She said, sharply, “Elvex.”
The robot’s head turned toward her smoothly. “Yes, Dr. Calvin?”
“How do you know you have dreamed?”
“It is at night, when it is dark, Dr. Calvin,” said Elvex, “and there is suddenly light, although I can see no cause for the appearance of light. I see things that have no connection with what I conceive of as reality. I hear things. I react oddly. In searching my vocabulary for words to express what was happening, I came across the word ‘dream.’
Studying its meaning I finally came to the conclusion I was dreaming.”
“How did you come to have ‘dream’ in your vocabulary, I wonder.”
Linda said, quickly, waving the robot silent, “I gave him a human-style
vocabulary. I thought—”
“You really thought,” said Calvin. “I’m amazed.”
“I thought he would need the verb. You know, ‘I never dreamed that—’ Something like that.”
Calvin said, “How often have you dreamed, Elvex?”
“Every night, Dr. Calvin, since I have become aware of my existence.”
“Ten nights,” interposed Linda, anxiously, “but Elvex only told me of it this morning.”
“Why only this morning, Elvex?”
“It was not until this morning, Dr. Calvin, that I was convinced that I was dreaming. Till then, I had thought there was a flaw in my positronic brain pattern, but I could not find one.

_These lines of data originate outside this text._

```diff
@@ -659,18 +666,19 @@
     return;
   }
 
-  if (warp >= 4 * (1 + CONSUMERS)) {
-    setmaxnreg_inc<EPI_REGS>();
-    const int ew = warp - 4 * (1 + CONSUMERS);
-    float* stage = epi_stage + ew * 2 * EPI_STAGE_FLOATS;
+  auto epilogue = [&]() {
+    setmaxnreg_inc<C::EPI_REGS>();
+    const int ew = warp & 3, eg = C::EPI_GROUPS == 1 ? 0 : warp / 4 - (1 + CONSUMERS);
+    float* stage = epi_stage + (warp - 4 * (1 + CONSUMERS)) * 2 * EPI_STAGE_FLOATS;
     const int row = 32 * ew + lane;
+    const int item0 = blockIdx.x + eg * gridDim.x, stride = C::EPI_GROUPS * gridDim.x;
     int cur = 0, next0 = first_next0(grp);
     EpiItem nx{};
-    if ((int)blockIdx.x < n_items) nx = epi_fetch<EPI>(grp, cur, next0, blockIdx.x, row);
-    uint32_t tcount = 0;
-    for (int item = blockIdx.x; item < n_items; item += gridDim.x, ++tcount) {
+    if (item0 < n_items) nx = epi_fetch<EPI>(grp, cur, next0, item0, row);
+    uint32_t tcount = eg;
+    for (int item = item0; item < n_items; item += stride, tcount += C::EPI_GROUPS) {
       const EpiItem e = nx;
-      if (item + (int)gridDim.x < n_items) nx = epi_fetch<EPI>(grp, cur, next0, item + gridDim.x, row);
+      if (item + stride < n_items) nx = epi_fetch<EPI>(grp, cur, next0, item + stride, row);
       const GemmParams& g = grp.p[e.p].g;
       const Item& it = e.it;
       const uint32_t buf = tcount & 1u;
@@ -704,67 +712,96 @@
       }
     }
     if (FMT == FMT_F16 && lane == 0) bulk_wait0();
-    return;
-  }
-
-  setmaxnreg_inc<CONSUMER_REGS>();
-  const int wgi = warp / 4 - 1;
-  const int wq = warp & 3;
-  const int gid = lane >> 2, tq = lane & 3;
-  const uint32_t smem0 = smem_u32(smem);
-  uint32_t s = 0, ph = 0;
-  int cur = 0, next0 = first_next0(grp);
-  uint32_t tcount = 0;
-  float H[32], S[32];
-#pragma unroll
-  for (int j = 0; j < 32; ++j) H[j] = S[j] = 0.f;
-  for (int item = blockIdx.x; item < n_items; item += gridDim.x, ++tcount) {
-    cur = find_problem(grp, cur, item, next0);
-    const GemmParams& g = grp.p[cur].g;
-    const Item it = decode_item(g, item - grp.p[cur].item0);
-    float acc[32];
-#pragma unroll
-    for (int j = 0; j < 8; ++j)
-#pragma unroll
-      for (int e = 0; e < 4; ++e) {
-        const int col = it.n0 + 8 * j + 2 * tq + (e & 1);
-        acc[4 * j + e] = (EPI == EPI_BIAS_ACT && g.bias && col < g.N) ? __ldg(g.bias + col) : 0.f;
-      }
-    for (int kb = 0; kb < it.nkb; ++kb) {
-      const bool first = (kb % CHUNK) == 0;
-      const bool last = (kb % CHUNK) == CHUNK - 1 || kb == it.nkb - 1;
-      mbar_wait(smem_u32(&full_bar[s]), ph);
-      if (FMT == FMT_F16) {
-        wg::fence_regs(H);
-        wg::fence_regs(S);
-        wg::fence();
-        f16_kblock<A_MN, B_MN>(smem0 + s * STAGE_BYTES, wgi, H, S, first);
-        wg::commit();
-        wg::wait<0>();
-        wg::fence_regs(H);
-        wg::fence_regs(S);
-      } else {
-        if (first) {
-#pragma unroll
-          for (int j = 0; j < 32; ++j) H[j] = S[j] = 0.f;
+  };
+
+  auto consumers = [&]() {
+    setmaxnreg_inc<C::CONSUMER_REGS>();
+    const int wgi = warp / 4 - 1;
+    const int wq = warp & 3;
+    const int gid = lane >> 2, tq = lane & 3;
+    const uint32_t smem0 = smem_u32(smem);
+    uint32_t s = 0, ph = 0;
+    int cur = 0, next0 = first_next0(grp);
+    uint32_t tcount = 0;
+    float H[32], S[32];
+#pragma unroll
+    for (int j = 0; j < 32; ++j) H[j] = S[j] = 0.f;
+    for (int item = blockIdx.x; item < n_items; item += gridDim.x, ++tcount) {
+      cur = find_problem(grp, cur, item, next0);
+      const GemmParams& g = grp.p[cur].g;
+      const Item it = decode_item(g, item - grp.p[cur].item0);
+      float acc[32];
+      if (!THIN) {
+#pragma unroll
+        for (int j = 0; j < 8; ++j)
+#pragma unroll
+          for (int e = 0; e < 4; ++e) {
+            const int col = it.n0 + 8 * j + 2 * tq + (e & 1);
+            acc[4 * j + e] = (EPI == EPI_BIAS_ACT && g.bias && col < g.N) ? __ldg(g.bias + col) : 0.f;
+          }
+      }
+      for (int kb = 0; kb < it.nkb; ++kb) {
+        const bool first = (kb % CHUNK) == 0;
+        const bool last = (kb % CHUNK) == CHUNK - 1 || kb == it.nkb - 1;
+        mbar_wait(smem_u32(&full_bar[s]), ph);
+        if (FMT == FMT_F16) {
+          wg::fence_regs(H);
+          wg::fence_regs(S);
+          wg::fence();
+          f16_kblock<A_MN, B_MN>(smem0 + s * STAGE_BYTES, wgi, H, S, first);
+          wg::commit();
+          wg::wait<0>();
+          wg::fence_regs(H);
+          wg::fence_regs(S);
+        } else {
+          if (first) {
+#pragma unroll
+            for (int j = 0; j < 32; ++j) H[j] = S[j] = 0.f;
+          }
+          tf32_kblock<A_MN, B_MN>(smem + s * STAGE_BYTES, 64 * wgi + 16 * wq, lane, H, S);
         }
-        tf32_kblock<A_MN, B_MN>(smem + s * STAGE_BYTES, 64 * wgi + 16 * wq, lane, H, S);
-      }
-      __syncwarp();
-      if (lane == 0) mbar_arrive(smem_u32(&empty_bar[s]));
-      if (++s == STAGES) { s = 0; ph ^= 1; }
-      if (last) fold_chunk<FMT>(acc, H, S);
-    }
-    const uint32_t buf = tcount & 1u;
-    mbar_wait(smem_u32(&tile_empty[buf]), ((tcount >> 1) & 1u) ^ 1u);
-    float* tile = acc_stage + buf * ACC_TILE_FLOATS;
-#pragma unroll
-    for (int j = 0; j < 8; ++j) {
-      const int row = 64 * wgi + 16 * wq + gid, col = 8 * j + 2 * tq;
-      *reinterpret_cast<float2*>(tile + acc_off(row, col)) = make_float2(acc[4 * j], acc[4 * j + 1]);
-      *reinterpret_cast<float2*>(tile + acc_off(row + 8, col)) = make_float2(acc[4 * j + 2], acc[4 * j + 3]);
-    }
-    mbar_arrive(smem_u32(&tile_full[buf]));
+        __syncwarp();
+        if (lane == 0) mbar_arrive(smem_u32(&empty_bar[s]));
+        if (++s == STAGES) { s = 0; ph ^= 1; }
+        if (!THIN && last) fold_chunk<FMT>(acc, H, S);
+      }
+      if (THIN) {
+#pragma unroll
+        for (int j = 0; j < 8; ++j)
+#pragma unroll
+          for (int e = 0; e < 4; ++e) {
+            const int col = it.n0 + 8 * j + 2 * tq + (e & 1);
+            H[4 * j + e] = ((EPI == EPI_BIAS_ACT && g.bias && col < g.N) ? __ldg(g.bias + col) : 0.f) + H[4 * j + e];
+          }
+#pragma unroll
+        for (int j = 0; j < 32; ++j) H[j] = fmaf(S[j], 1.0f / 2048.0f, H[j]);
+      }
+      const float (&res)[32] = THIN ? H : acc;
+      const uint32_t buf = tcount & 1u;
+      mbar_wait(smem_u32(&tile_empty[buf]), ((tcount >> 1) & 1u) ^ 1u);
+      float* tile = acc_stage + buf * ACC_TILE_FLOATS;
+#pragma unroll
+      for (int j = 0; j < 8; ++j) {
+        const int row = 64 * wgi + 16 * wq + gid, col = 8 * j + 2 * tq;
+        *reinterpret_cast<float2*>(tile + acc_off(row, col)) = make_float2(res[4 * j], res[4 * j + 1]);
+        *reinterpret_cast<float2*>(tile + acc_off(row + 8, col)) = make_float2(res[4 * j + 2], res[4 * j + 3]);
+      }
+      mbar_arrive(smem_u32(&tile_full[buf]));
+    }
+  };
+
+  if constexpr (THIN) {
+    if (warp < 4 * (1 + CONSUMERS)) {
+      consumers();
+      return;
+    }
+    epilogue();
+  } else {
+    if (warp >= 4 * (1 + CONSUMERS)) {
+      epilogue();
+      return;
+    }
+    consumers();
   }
 }
 
@@ -889,14 +926,17 @@
     }
     g_encode = reinterpret_cast<PFN_cuTensorMapEncodeTiled>(fn);
     bool ok = true;
-#define ADN_PL_ATTR(F, E) \
-  ok = ok && (cudaFuncSetAttribute(pl_gemm_kernel<F, E>, cudaFuncAttributeMaxDynamicSharedMemorySize, SMEM_BYTES) == cudaSuccess)
-    ADN_PL_ATTR(FMT_TF32, EPI_BIAS_ACT); ADN_PL_ATTR(FMT_TF32, EPI_MASK); ADN_PL_ATTR(FMT_TF32, EPI_PARTIAL);
-    ADN_PL_ATTR(FMT_F16, EPI_BIAS_ACT); ADN_PL_ATTR(FMT_F16, EPI_MASK); ADN_PL_ATTR(FMT_F16, EPI_PARTIAL);
+#define ADN_PL_ATTR(F, E, T)                                                                                   \
+  ok = ok && (cudaFuncSetAttribute(pl_gemm_kernel<F, E, T>, cudaFuncAttributeMaxDynamicSharedMemorySize,       \
+                                   Cfg<T>::SMEM_BYTES) == cudaSuccess)
+    ADN_PL_ATTR(FMT_TF32, EPI_BIAS_ACT, false); ADN_PL_ATTR(FMT_TF32, EPI_MASK, false); ADN_PL_ATTR(FMT_TF32, EPI_PARTIAL, false);
+    ADN_PL_ATTR(FMT_F16, EPI_BIAS_ACT, false); ADN_PL_ATTR(FMT_F16, EPI_MASK, false); ADN_PL_ATTR(FMT_F16, EPI_PARTIAL, false);
+    ADN_PL_ATTR(FMT_F16, EPI_BIAS_ACT, true); ADN_PL_ATTR(FMT_F16, EPI_MASK, true);
 #undef ADN_PL_ATTR
     if (!ok) {
       (void)cudaGetLastError();
-      rc = fail(ADN_ERR_CUDA, "pl::init: cudaFuncSetAttribute(smem=%d) failed", SMEM_BYTES);
+      rc = fail(ADN_ERR_CUDA, "pl::init: cudaFuncSetAttribute(smem=%d / %d) failed", Cfg<false>::SMEM_BYTES,
+                Cfg<true>::SMEM_BYTES);
       return;
     }
     void* addr = nullptr;
@@ -1034,9 +1074,14 @@
   return 0;
 }
 
-template <int FMT, int EPI>
+static int thin_mode() {
+  static const int env = getenv("ADN_PL_THIN") ? atoi(getenv("ADN_PL_THIN")) : 1;
+  return env;
+}
+
+template <int FMT, int EPI, bool THIN>
 static void launch_kernel(const Group& grp, int grid, cudaStream_t st) {
-  pl_gemm_kernel<FMT, EPI><<<grid, NUM_THREADS, SMEM_BYTES, st>>>(grp);
+  pl_gemm_kernel<FMT, EPI, THIN><<<grid, Cfg<THIN>::NUM_THREADS, Cfg<THIN>::SMEM_BYTES, st>>>(grp);
 }
 template <int EPI>
 static int launch_group(int fmt, const GemmDesc* d, int n, cudaStream_t st, const char* what) {
@@ -1046,6 +1091,7 @@
       Group grp;
       memset(&grp, 0, sizeof(grp));
       int items = 0;
+      bool thin = fmt == FMT_F16 && EPI != EPI_PARTIAL && thin_mode();
       for (int i = 0; i < m; ++i) {
         const GemmDesc& src = d[i0 + i];
         Problem& pr = grp.p[i];
@@ -1075,12 +1121,14 @@
         pr.g.ovf = g_ovf_addr;
         pr.item0 = items;
         items += pr.g.tiles_m * pr.g.tiles_n * pr.g.splits;
+        thin = thin && pr.g.total_kb <= Fmt<FMT_F16>::CHUNK;
       }
       grp.n = m;
       grp.total_items = items;
       const int grid = std::min(items, sm_count());
-      if (fmt == FMT_F16) launch_kernel<FMT_F16, EPI>(grp, grid, st);
-      else launch_kernel<FMT_TF32, EPI>(grp, grid, st);
+      if (fmt == FMT_TF32) launch_kernel<FMT_TF32, EPI, false>(grp, grid, st);
+      else if (!thin) launch_kernel<FMT_F16, EPI, false>(grp, grid, st);
+      else if constexpr (EPI != EPI_PARTIAL) launch_kernel<FMT_F16, EPI, true>(grp, grid, st);
       ADN_CHECK_LAUNCH(what);
     }
   }
```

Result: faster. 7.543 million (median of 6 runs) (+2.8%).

Finally, I decided it was a dream.”
“And what do you dream?”
“I dream always very much the same dream, Dr. Calvin. Little details are different, but always it seems to me that I see a large panorama in which robots are working.”
“Robots, Elvex? And human beings, also?”
“I see no human beings in the dream, Dr. Calvin. Not at first. Only robots.”
“What are they doing, Elvex?”
“They are working, Dr. Calvin. I see some mining in the depths of the Earth, and some laboring in heat and radiation. I see some in factories and some undersea.”
Calvin turned to Linda. “Elvex is only ten days old, and I’m sure he has not left the testing station. How does he know of robots in such detail?”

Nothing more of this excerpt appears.